§ **Exercise brief**
Collect every line below that contains the word "DecodePos".

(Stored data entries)
-- Opening Marker --
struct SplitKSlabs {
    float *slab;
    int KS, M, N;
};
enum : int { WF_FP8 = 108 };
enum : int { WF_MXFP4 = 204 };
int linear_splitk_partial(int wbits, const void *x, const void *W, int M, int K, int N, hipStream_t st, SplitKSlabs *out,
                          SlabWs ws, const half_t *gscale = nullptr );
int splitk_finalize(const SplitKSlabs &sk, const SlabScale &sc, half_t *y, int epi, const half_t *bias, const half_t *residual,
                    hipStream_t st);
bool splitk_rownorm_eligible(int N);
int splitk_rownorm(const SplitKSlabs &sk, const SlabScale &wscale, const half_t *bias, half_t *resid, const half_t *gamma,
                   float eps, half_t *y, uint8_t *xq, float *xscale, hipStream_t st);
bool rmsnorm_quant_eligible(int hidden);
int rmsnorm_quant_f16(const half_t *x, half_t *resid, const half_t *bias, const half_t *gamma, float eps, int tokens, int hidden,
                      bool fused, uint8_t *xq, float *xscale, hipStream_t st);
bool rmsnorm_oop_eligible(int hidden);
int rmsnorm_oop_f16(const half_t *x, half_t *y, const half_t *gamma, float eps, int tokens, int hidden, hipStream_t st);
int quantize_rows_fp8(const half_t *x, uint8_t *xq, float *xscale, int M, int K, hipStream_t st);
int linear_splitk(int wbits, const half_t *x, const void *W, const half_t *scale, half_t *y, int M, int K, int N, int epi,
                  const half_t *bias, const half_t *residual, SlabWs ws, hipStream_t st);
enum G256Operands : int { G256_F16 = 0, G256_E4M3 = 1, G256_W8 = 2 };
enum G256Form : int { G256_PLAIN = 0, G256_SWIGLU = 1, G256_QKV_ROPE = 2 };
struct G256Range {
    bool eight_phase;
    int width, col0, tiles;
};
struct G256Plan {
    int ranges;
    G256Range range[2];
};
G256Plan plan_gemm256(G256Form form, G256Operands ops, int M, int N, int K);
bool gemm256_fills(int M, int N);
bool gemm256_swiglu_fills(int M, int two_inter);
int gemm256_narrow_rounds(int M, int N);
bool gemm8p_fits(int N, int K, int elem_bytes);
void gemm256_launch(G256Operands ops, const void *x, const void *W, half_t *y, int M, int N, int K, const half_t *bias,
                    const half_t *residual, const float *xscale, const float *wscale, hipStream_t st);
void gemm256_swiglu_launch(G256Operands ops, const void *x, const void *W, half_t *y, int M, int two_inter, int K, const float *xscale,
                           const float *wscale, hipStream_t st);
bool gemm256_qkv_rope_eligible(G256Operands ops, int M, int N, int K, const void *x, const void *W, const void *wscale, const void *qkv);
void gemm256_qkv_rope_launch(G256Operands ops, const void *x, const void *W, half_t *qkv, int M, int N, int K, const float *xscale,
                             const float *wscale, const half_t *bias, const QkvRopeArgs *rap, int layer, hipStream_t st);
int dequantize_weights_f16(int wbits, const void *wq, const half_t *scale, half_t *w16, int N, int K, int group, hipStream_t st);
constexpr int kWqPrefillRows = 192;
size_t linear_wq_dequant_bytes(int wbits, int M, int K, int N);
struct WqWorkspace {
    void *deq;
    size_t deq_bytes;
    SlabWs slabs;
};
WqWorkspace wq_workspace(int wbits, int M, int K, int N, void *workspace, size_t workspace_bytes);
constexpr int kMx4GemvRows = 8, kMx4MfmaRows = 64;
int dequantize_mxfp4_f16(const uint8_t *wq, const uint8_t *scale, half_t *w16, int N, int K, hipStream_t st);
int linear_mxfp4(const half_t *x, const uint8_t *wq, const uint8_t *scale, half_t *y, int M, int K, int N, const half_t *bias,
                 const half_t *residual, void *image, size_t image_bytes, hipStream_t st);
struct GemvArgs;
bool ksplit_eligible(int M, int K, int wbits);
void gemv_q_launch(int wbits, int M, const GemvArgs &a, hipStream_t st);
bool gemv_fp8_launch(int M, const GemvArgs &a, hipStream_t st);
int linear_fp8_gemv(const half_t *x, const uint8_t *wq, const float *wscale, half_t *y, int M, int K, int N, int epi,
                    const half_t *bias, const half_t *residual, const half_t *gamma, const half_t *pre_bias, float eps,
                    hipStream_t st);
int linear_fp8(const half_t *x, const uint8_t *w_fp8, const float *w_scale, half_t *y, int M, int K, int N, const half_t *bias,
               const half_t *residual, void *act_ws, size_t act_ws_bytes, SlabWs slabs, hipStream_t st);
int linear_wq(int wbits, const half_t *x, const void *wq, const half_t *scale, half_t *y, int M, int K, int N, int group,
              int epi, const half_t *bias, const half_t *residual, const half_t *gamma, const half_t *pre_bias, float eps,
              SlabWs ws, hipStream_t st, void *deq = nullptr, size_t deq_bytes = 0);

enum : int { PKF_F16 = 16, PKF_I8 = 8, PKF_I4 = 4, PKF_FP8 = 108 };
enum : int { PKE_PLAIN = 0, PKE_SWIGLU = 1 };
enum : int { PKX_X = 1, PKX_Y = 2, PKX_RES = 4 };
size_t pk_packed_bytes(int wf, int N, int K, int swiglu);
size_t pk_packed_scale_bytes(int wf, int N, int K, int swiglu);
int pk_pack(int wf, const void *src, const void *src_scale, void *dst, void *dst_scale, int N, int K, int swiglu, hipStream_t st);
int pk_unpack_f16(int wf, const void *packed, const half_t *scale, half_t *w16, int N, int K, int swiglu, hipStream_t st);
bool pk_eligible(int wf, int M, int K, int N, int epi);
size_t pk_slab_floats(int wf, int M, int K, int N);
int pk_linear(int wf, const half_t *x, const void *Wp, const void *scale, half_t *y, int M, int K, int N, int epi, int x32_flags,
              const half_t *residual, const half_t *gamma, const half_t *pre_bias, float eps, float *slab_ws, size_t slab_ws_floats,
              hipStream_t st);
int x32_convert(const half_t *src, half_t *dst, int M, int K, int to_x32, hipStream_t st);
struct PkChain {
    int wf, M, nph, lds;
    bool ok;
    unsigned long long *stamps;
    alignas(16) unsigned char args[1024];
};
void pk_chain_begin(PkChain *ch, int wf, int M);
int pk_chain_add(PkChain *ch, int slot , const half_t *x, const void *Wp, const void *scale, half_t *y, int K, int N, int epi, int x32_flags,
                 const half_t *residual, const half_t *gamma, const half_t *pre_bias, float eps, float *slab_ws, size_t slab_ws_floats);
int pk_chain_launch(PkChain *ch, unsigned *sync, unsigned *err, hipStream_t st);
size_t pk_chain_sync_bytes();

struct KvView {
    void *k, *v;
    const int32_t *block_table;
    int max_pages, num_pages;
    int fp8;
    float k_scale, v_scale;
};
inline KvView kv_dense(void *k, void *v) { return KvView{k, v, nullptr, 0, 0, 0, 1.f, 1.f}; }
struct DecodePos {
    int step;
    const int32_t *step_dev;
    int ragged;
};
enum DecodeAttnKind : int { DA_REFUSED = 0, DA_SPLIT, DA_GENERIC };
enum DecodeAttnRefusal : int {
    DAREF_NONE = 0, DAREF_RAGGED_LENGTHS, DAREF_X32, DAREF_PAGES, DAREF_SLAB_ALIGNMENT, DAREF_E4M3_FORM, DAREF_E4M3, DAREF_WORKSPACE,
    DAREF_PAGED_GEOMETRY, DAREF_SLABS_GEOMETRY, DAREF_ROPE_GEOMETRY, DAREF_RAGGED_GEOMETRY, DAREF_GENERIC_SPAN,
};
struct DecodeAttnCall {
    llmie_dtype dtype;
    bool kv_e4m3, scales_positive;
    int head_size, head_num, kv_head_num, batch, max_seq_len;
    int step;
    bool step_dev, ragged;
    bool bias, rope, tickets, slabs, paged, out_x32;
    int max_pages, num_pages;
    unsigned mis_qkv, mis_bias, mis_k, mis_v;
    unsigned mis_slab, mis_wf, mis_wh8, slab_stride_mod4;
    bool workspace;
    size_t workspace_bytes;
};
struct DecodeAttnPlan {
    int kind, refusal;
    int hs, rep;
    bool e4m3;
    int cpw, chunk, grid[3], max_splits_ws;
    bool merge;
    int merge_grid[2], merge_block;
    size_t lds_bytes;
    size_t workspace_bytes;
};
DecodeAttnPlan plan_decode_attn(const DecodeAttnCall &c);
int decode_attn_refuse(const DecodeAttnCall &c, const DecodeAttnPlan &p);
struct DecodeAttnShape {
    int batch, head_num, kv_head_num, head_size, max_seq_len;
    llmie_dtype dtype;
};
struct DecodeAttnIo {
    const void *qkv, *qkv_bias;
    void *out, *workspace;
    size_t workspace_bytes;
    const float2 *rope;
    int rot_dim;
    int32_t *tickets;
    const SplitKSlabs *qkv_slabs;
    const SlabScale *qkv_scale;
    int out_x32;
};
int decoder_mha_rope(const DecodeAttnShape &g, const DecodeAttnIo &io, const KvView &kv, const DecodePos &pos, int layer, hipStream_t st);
-- Closing Marker --
§ **Output of the exercise**
struct DecodePos {
int decoder_mha_rope(const DecodeAttnShape &g, const DecodeAttnIo &io, const KvView &kv, const DecodePos &pos, int layer, hipStream_t st);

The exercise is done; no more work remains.